### Requirement
In the listing below, find each line containing "RegionScratchCfg" and report it.

-------------------------

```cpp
enum RtkLap {
    RTK_LAP_DRIVER_DISPATCH = 0, RTK_LAP_DRIVER_SAME_UNITIG = 1, RTK_LAP_REGION_PROLOGUE = 2, RTK_LAP_REGION_SIDE_LISTS = 3, RTK_LAP_REGION_COLOURS = 4,
    RTK_LAP_SEMIWEAK_GLUE = 5, RTK_LAP_PATHS_PROLOGUE = 6, RTK_LAP_EXPLORE_PREFIX = 7, RTK_LAP_DFS_POP = 8, RTK_LAP_DFS_COLOUR_OK = 9,
    RTK_LAP_DFS_T_EXTEND = 10, RTK_LAP_DFS_T_STRING = 11, RTK_LAP_DFS_T_SWEEP = 12, RTK_LAP_DFS_T_COMMIT = 13, RTK_LAP_DFS_NT_EXTEND = 14,
    RTK_LAP_DFS_NT_REST = 15, RTK_LAP_DFS_POST_SCORE = 16, RTK_LAP_DFS_POST_STRING = 17, RTK_LAP_DFS_POST_QUAL = 18, RTK_LAP_DFS_POST_COMMIT = 19,
    RTK_LAP_PATHS_AFTER_EXPLORE = 20, RTK_LAP_PATHS_SELECT = 21, RTK_LAP_SEMIWEAK_MERGE = 22, RTK_LAP_REGION_RESTART = 23, RTK_LAP_REGION_ASSEMBLE = 24,
    RTK_LAP_REGION_FIX_AMBIGUITY = 25, RTK_LAP_REGION_TRIM = 26, RTK_LAP_DRIVER_STRAND2 = 27, RTK_LAP_CONS_ENTRY = 28, RTK_LAP_CONS_FW_PATH = 29,
    RTK_LAP_CONS_BW_PATH = 30, RTK_LAP_CONS_MERGE = 31, RTK_LAP_CONS_FINAL = 32, RTK_LAP_DRIVER_EMIT_PREP = 33, RTK_LAP_DEQUEUE = 34, RTK_LAP_EMIT = 35,
    RTK_LAP_PROBE_COLD = 40, RTK_LAP_PROBE_WARM = 41, RTK_LAP_PROBE_SLAB = 42, RTK_LAP_PROBE_SAMPLES = 43,
    RTK_LAP_N = 48
};
static_assert(RTK_LAP_N == RTK_CNT_PROF_END - RTK_CNT_PROF, "lap slots: the counter map holds one word per slot");

enum RtkSite {
    RTK_SITE_NONE = 0,
    RTK_SITE_SCORE_TERMINAL = 1,
    RTK_SITE_SCORE_REF_IN_PATH = 2,
    RTK_SITE_SCORE_PATH_IN_REF = 3,
    RTK_SITE_PATH_QUAL = 4,
    RTK_SITE_EXPLORE_PREFIX = 5,
    RTK_SITE_SELECT_NT = 6,
    RTK_SITE_RESIZE_BEST = 7,
    RTK_SITE_REPEATS_PATH = 8,
    RTK_SITE_REPEATS_TURN = 9,
    RTK_SITE_SELECT_BFS = 10,
    RTK_SITE_SELECT_PARTIAL_RETRY = 11,
    RTK_SITE_SELECT_PARTIAL = 12,
    RTK_SITE_TRIM_FALLBACK = 13,
    RTK_SITE_CONS_FW = 14, RTK_SITE_CONS_BW = 15, RTK_SITE_CONS_FINAL = 16,
    RTK_SITE_FIX_AMBIGUITY = 17,
    RTK_SITE_TRIM_STORED = 18, RTK_SITE_TRIM_COLUMN = 19
};

enum RtkHist { RTK_H_CYCLES = 0, RTK_H_REGIONS = 8, RTK_H_STRAND2 = 16, RTK_H_DFS = 24, RTK_H_DFS_RUNNING = 31, RTK_H_N = 32 };
enum { RTK_GAP_CLASS_HEAD_TAIL = 7, RTK_GAP_CLASSES = 8 };
static_assert(RTK_H_N == RTK_CNT_HIST_END - RTK_CNT_HIST, "size-class table: the counter map holds one word per slot");
#define rtk_gap_class(gap_len) ((gap_len) < 40 ? 0 : (gap_len) < 64 ? 1 : (gap_len) < 128 ? 2 : (gap_len) < 256 ? 3 : (gap_len) < 512 ? 4 : (gap_len) < 1024 ? 5 : 6)

struct RegionScratchCfg { ScratchCfg my; uint32_t set_cap, um_cap, str_cap, list_cap, memo_cap, bm_words; uint64_t arena_cap; };

struct WPath { U<UMap*> ums; U<char*> qual; U<uint32_t> n, l, qlen; };

struct Anchors { U<const uint32_t*> pos; U<const uint64_t*> hit; U<const uint64_t*> hits_by_pos; U<uint32_t> n, L; U<int> rev; U<int> k; };
struct SideList { uint32_t* u; uint8_t* nb; uint32_t n, cap; };
struct ResCorr { char* seq; char* qual; uint32_t seq_len, qual_len; uint64_t* bm; uint32_t old_len; bool is_corrected; uint32_t n_all; int all_set; };
struct RegionCall { const char* s_read; const char* q_read; uint64_t complete; UMap um1, um2; uint32_t s_len, p1, p2, first_pos, len_weak_region, lw_lo, lw_hi, n_all, n_partial, n_amb, has_end_pt, found_first, lrc; };
struct TrimPark { uint32_t nm, len; int32_t dist; uint32_t n, last_move, pending, gen; };
enum { RTK_PARK_TABLE = 1u, RTK_PARK_NO_TABLE = 2u };
struct DriverLocals { Anchors an[RTK_AN_N]; ResCorr rc[RTK_RES_N]; SideList side[RTK_SIDE_N]; uint32_t len[RTK_LEN_N]; int best[RTK_BEST_N]; MyersSaved saved; RegionCall call; TrimPark park; MyersResult trim; };

struct RegionScratch {
    MyersScratch my;
    U<uint32_t*> set[RTK_SET_N]; U<uint32_t> set_cap;
    U<char*> arena[RTK_ARENA_N]; U<uint64_t> arena_cap; U<uint64_t> top[RTK_ARENA_N];
    WPath wp[RTK_WP_N]; U<uint32_t> um_cap;
    U<char*> str[RTK_STR_N]; U<uint32_t> str_cap;
    U<char*> rbuf[RTK_RB_N];
    U<uint64_t*> list[RTK_L_N]; U<uint32_t> list_cap;
    U<uint32_t*> memo_u; U<uint8_t*> memo_v; U<uint32_t> memo_cap; U<uint32_t> memo_n;
    U<uint64_t*> bm[RTK_BM_N]; U<uint32_t> bm_words;
    UL<uint32_t*> overflow; U<uint32_t> ovf_word;
    DriverLocals loc;
    U<unsigned long long> cnt[RTK_RC_N];
    U<unsigned long long> fine[RTK_FINE_N];
#ifdef RTK_PROF
    U<unsigned long long> prof[RTK_LAP_N]; U<unsigned long long> prof_t;
#endif
#ifndef RTK_SLIM_HDR
    U<unsigned long long> hist[RTK_H_N];
#endif
};
#ifdef RTK_SLIM_HDR
#define RTK_HIST_ADD(sc, i, v) ((void)0)
#define RTK_HIST_GET(sc, i) 0ull
#else
#define RTK_HIST_ADD(sc, i, v) ((sc).hist[i] += (v))
#define RTK_HIST_GET(sc, i) ((sc).hist[i])
#endif
#ifdef RTK_PROF
#define RTK_PL(sc, i) do { const unsigned long long t_ = rtk_clock(); (sc).prof[i] += t_ - (sc).prof_t; (sc).prof_t = t_; } while (0)
#else
#define RTK_PL(sc, i) ((void)0)
#endif

struct LaunchCtx { GraphView g; OptsView o; BatchView bv; RegionBatch rb; };

struct RCtx {
    const GraphView& g; const OptsView& o; const BatchView& bv; const RegionBatch& rb;
    UL<RegionScratch*> sc;
    U<int> k;
};

RTK_DEV RegionScratch& rtk_hdr(const RCtx& c) { RegionScratch* p = c.sc; RTK_ASSUME_LDS(p); return *p; }

RTK_HD uint64_t region_scratch_bytes(const RegionScratchCfg& c) {
    uint64_t b = scratch_bytes(c.my);
    b += 4ull * RTK_SET_N * c.set_cap + 1ull * RTK_ARENA_N * c.arena_cap + 1ull * RTK_WP_N * (sizeof(UMap) * c.um_cap + c.str_cap) + (1ull * RTK_STR_N + RTK_RB_N) * c.str_cap;
    b += 8ull * RTK_L_N * c.list_cap + 5ull * c.memo_cap + 8ull * RTK_BM_N * c.bm_words + sizeof(RegionScratch) + 1024;
    return (b + 255) / 256 * 256;
}

RTK_DEV RegionScratch* region_scratch_carve(char* base, const RegionScratchCfg& c, RegionScratch* hdr = nullptr) {
    RegionScratch* s = hdr ? hdr : reinterpret_cast<RegionScratch*>(base);
    char* p = base + ((sizeof(RegionScratch) + 255) / 256 * 256);
    RegionScratch t;
    t.my = scratch_carve(p, c.my); p += scratch_bytes(c.my);
    for (int i = 0; i < RTK_ARENA_N; ++i) { t.arena[i] = p; p += c.arena_cap; t.top[i] = 0; }
    t.arena_cap = c.arena_cap;
    for (int i = 0; i < RTK_L_N; ++i) { t.list[i] = reinterpret_cast<uint64_t*>(p); p += 8ull * c.list_cap; }
    t.list_cap = c.list_cap;
    for (int i = 0; i < RTK_BM_N; ++i) { t.bm[i] = reinterpret_cast<uint64_t*>(p); p += 8ull * c.bm_words; }
    t.bm_words = c.bm_words;
    for (int i = 0; i < RTK_WP_N; ++i) { t.wp[i].ums = reinterpret_cast<UMap*>(p); p += sizeof(UMap) * c.um_cap; t.wp[i].n = 0; t.wp[i].l = 0; t.wp[i].qlen = 0; }
    t.um_cap = c.um_cap;
    for (int i = 0; i < RTK_SET_N; ++i) { t.set[i] = reinterpret_cast<uint32_t*>(p); p += 4ull * c.set_cap; }
    t.set_cap = c.set_cap;
    t.memo_u = reinterpret_cast<uint32_t*>(p); p += 4ull * c.memo_cap; t.memo_cap = c.memo_cap; t.memo_n = 0;
    for (int i = 0; i < RTK_WP_N; ++i) { t.wp[i].qual = p; p += c.str_cap; }
    for (int i = 0; i < RTK_STR_N; ++i) { t.str[i] = p; p += c.str_cap; }
    for (int i = 0; i < RTK_RB_N; ++i) { t.rbuf[i] = p; p += c.str_cap; }
    t.str_cap = c.str_cap;
    t.memo_v = reinterpret_cast<uint8_t*>(p); p += c.memo_cap;
    t.ovf_word = 0; t.overflow = reinterpret_cast<uint32_t*>(&s->ovf_word); t.my.overflow = t.overflow;
    for (int i = 0; i < RTK_RC_N; ++i) t.cnt[i] = 0;
    for (int i = 0; i < RTK_FINE_N; ++i) t.fine[i] = 0;
#ifdef RTK_PROF
    for (int i = 0; i < RTK_LAP_N; ++i) t.prof[i] = 0;
    t.prof_t = rtk_clock();
#endif
#ifndef RTK_SLIM_HDR
    for (int i = 0; i < RTK_H_N; ++i) t.hist[i] = 0;
#endif
    *s = t;
    return s;
}

#endif
```

Baseline: 2.304 billion.

## Order hard regions into eight gap-size classes scheduled largest-first

Region ordering previously split non-easy regions into just heavy and light lists. It now buckets them into eight size classes by gap length, with heads and tails in their own class, and serves them in a fixed class order through the work-stealing counter. Counters are spread 128 bytes apart, one slot per list. The aim is a longest-job-first schedule that cuts tail imbalance across waves. In exchange the kernel does more ballots, the rorder buffer grows eightfold, each fetch walks the class counts, and per-class statistics are copied back to the host.

```diff
diff --git a/include/ratatosk_hip.h b/include/ratatosk_hip.h
--- a/include/ratatosk_hip.h
+++ b/include/ratatosk_hip.h
@@ -64,6 +64,8 @@
     uint64_t n_colours_small, n_colours_wide, n_colours_bits, n_colours_general, n_colours_audit_mismatch;
     uint64_t n_colours_declined_fit;
     uint64_t n_park_resweeps;
+    uint64_t n_regions_easy;
+    uint64_t n_regions_class[8];
 } rtk_stats;
 
 int rtk_graph_load(const char* unitig_fasta_gz, const char* rtsk, int k, int n_threads, rtk_graph** out);
diff --git a/ratatosk_amd/api.py b/ratatosk_amd/api.py
--- a/ratatosk_amd/api.py
+++ b/ratatosk_amd/api.py
@@ -34,7 +34,8 @@
                                          "n_strand2_run", "n_strand2_skipped", "n_strand2_audit_mismatch",
                                          "n_park_walked", "n_park_deferred",
                                          "n_colours_small", "n_colours_wide", "n_colours_bits", "n_colours_general", "n_colours_audit_mismatch", "n_colours_declined_fit",
-                                         "n_park_resweeps")]
+                                         "n_park_resweeps", "n_regions_easy")] + \
+               [("n_regions_class%d" % c, C.c_uint64) for c in range(8)]
 
     def as_dict(self):
         return {n: getattr(self, n) for n, _ in self._fields_}
diff --git a/ratatosk_amd/csrc/hip/rtk_knobs.h b/ratatosk_amd/csrc/hip/rtk_knobs.h
--- a/ratatosk_amd/csrc/hip/rtk_knobs.h
+++ b/ratatosk_amd/csrc/hip/rtk_knobs.h
@@ -43,6 +43,7 @@
 inline int rtk_knob_lane_round() { return rtk_env_int("RTK_LANE_ROUND", 64); }
 inline bool rtk_knob_compact() { return rtk_env_is1("RTK_COMPACT"); }
 inline int rtk_knob_region_waves() { return rtk_env_pos_int("RTK_REGION_WAVES", 4096); }
+inline bool rtk_knob_region_order_two() { return rtk_env_eq("RTK_REGION_ORDER", "two"); }
 inline int rtk_knob_p2_rgrid() { return rtk_env_int("RTK_P2_RGRID", 512); }
 inline bool rtk_knob_fa_linked_always() { return rtk_env_is1("RTK_FA_LINKED_ALWAYS"); }
 inline bool rtk_knob_strand2_always() { return rtk_env_is1("RTK_STRAND2_ALWAYS"); }
diff --git a/ratatosk_amd/csrc/hip/rtk_pipeline_run.inc b/ratatosk_amd/csrc/hip/rtk_pipeline_run.inc
--- a/ratatosk_amd/csrc/hip/rtk_pipeline_run.inc
+++ b/ratatosk_amd/csrc/hip/rtk_pipeline_run.inc
@@ -32,48 +32,55 @@
     return pb < pa + k;
 }
 #define RTK_OQ 4
-RTK_GLOBAL void k_region_order(const LaunchCtx* L, uint64_t n_regions, int grid) {
+RTK_GLOBAL void k_region_order(const LaunchCtx* L, uint64_t n_regions, int two_classes, int grid) {
     const BatchView& bv = L->bv; const RegionBatch& rb = L->rb;
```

-------------------------

### Written solution
struct RegionScratchCfg { ScratchCfg my; uint32_t set_cap, um_cap, str_cap, list_cap, memo_cap, bm_words; uint64_t arena_cap; };
RTK_HD uint64_t region_scratch_bytes(const RegionScratchCfg& c) {
RTK_DEV RegionScratch* region_scratch_carve(char* base, const RegionScratchCfg& c, RegionScratch* hdr = nullptr) {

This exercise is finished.